▶ _WORK INSTRUCTIONS_
Copy out all the lines in the records that include the word "auto".
DATA SUPPLIED section start
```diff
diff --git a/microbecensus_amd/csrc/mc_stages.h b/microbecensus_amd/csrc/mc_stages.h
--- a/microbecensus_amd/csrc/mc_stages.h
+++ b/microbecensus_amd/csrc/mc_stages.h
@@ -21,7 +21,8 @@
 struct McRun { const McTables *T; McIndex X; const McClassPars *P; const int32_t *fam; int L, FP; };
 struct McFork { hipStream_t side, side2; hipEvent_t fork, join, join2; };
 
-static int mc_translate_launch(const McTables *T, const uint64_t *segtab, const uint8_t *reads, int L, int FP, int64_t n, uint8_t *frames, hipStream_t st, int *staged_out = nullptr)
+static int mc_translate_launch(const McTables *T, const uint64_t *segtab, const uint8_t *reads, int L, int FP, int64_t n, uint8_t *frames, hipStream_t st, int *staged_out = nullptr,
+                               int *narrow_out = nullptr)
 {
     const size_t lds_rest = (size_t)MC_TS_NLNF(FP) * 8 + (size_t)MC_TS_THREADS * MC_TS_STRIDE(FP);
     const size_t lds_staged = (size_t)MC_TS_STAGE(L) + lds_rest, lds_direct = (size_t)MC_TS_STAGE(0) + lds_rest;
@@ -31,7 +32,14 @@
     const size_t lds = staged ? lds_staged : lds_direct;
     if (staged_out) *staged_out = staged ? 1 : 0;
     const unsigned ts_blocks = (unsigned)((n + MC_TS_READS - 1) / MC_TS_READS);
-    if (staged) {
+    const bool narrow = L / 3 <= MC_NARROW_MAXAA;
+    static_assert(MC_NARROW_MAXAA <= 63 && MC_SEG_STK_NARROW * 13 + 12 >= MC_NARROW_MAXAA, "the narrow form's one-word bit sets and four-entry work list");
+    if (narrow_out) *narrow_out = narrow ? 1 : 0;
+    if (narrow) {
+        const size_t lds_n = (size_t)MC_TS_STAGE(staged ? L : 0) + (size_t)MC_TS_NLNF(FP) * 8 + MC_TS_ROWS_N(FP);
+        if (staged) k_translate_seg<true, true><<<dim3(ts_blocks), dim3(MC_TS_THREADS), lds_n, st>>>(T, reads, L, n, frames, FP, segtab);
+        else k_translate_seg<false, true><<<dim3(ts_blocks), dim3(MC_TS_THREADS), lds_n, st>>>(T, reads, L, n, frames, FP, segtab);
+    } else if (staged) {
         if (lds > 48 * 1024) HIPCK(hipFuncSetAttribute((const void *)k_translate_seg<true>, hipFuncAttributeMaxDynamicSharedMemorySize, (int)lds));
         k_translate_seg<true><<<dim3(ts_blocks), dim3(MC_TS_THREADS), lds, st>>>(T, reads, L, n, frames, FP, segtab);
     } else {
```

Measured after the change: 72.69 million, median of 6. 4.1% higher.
DATA SUPPLIED section end
DATA SUPPLIED section start
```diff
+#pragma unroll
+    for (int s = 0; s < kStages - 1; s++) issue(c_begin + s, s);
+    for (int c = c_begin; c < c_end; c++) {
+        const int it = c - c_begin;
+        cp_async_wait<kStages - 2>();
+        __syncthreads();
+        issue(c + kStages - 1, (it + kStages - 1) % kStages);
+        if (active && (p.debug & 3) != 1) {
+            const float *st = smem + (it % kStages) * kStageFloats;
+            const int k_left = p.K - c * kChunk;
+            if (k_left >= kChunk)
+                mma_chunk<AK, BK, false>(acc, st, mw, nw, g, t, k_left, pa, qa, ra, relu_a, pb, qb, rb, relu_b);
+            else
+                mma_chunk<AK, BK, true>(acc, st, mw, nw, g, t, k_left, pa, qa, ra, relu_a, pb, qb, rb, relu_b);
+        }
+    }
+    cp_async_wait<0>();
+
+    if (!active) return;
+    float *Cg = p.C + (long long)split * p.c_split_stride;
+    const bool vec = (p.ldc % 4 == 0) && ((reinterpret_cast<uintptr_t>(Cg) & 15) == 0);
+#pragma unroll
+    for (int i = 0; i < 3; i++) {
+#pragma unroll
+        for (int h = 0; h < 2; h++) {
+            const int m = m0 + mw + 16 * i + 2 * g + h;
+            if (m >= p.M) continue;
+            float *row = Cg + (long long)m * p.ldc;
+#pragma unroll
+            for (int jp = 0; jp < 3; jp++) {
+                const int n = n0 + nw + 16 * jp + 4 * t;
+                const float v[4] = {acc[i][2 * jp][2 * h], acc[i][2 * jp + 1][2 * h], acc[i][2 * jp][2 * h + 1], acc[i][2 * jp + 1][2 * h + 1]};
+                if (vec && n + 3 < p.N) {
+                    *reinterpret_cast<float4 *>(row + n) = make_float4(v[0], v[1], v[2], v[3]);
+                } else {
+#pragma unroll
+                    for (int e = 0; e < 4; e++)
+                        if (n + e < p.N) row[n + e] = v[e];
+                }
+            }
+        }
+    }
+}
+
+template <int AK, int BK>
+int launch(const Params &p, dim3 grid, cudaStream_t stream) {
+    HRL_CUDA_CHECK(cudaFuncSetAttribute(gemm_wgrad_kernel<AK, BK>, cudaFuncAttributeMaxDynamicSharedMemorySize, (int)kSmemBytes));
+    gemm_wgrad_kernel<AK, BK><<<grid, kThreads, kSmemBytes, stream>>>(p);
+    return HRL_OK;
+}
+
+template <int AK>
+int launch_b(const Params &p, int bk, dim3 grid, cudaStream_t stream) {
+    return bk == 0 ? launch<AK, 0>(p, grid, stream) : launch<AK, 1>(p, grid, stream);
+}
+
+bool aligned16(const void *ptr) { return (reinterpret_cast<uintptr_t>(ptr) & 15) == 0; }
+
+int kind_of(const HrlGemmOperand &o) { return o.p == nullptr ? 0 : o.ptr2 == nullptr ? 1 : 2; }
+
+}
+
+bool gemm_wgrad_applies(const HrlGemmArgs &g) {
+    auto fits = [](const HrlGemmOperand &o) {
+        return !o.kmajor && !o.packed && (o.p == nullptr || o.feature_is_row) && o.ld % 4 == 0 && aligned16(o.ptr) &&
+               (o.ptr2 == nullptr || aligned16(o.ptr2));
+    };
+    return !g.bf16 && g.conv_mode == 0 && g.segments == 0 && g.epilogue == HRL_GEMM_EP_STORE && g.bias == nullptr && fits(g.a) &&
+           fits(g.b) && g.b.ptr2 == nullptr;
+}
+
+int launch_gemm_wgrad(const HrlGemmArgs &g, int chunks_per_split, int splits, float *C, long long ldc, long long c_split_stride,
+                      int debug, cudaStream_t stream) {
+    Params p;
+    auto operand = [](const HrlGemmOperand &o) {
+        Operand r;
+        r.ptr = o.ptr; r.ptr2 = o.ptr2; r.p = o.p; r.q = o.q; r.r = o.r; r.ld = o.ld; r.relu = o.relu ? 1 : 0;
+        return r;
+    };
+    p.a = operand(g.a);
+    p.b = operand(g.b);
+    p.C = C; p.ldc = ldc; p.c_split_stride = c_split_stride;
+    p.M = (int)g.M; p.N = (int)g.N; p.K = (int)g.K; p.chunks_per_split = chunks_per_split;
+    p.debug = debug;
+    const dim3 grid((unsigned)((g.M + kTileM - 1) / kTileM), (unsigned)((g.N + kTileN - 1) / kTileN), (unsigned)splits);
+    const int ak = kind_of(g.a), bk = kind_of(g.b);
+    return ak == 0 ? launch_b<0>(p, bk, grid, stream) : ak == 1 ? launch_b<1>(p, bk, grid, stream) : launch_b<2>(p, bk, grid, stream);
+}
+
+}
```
DATA SUPPLIED section end
▶ _RESULT FOR THIS TASK_
+    auto fits = [](const HrlGemmOperand &o) {
+    auto operand = [](const HrlGemmOperand &o) {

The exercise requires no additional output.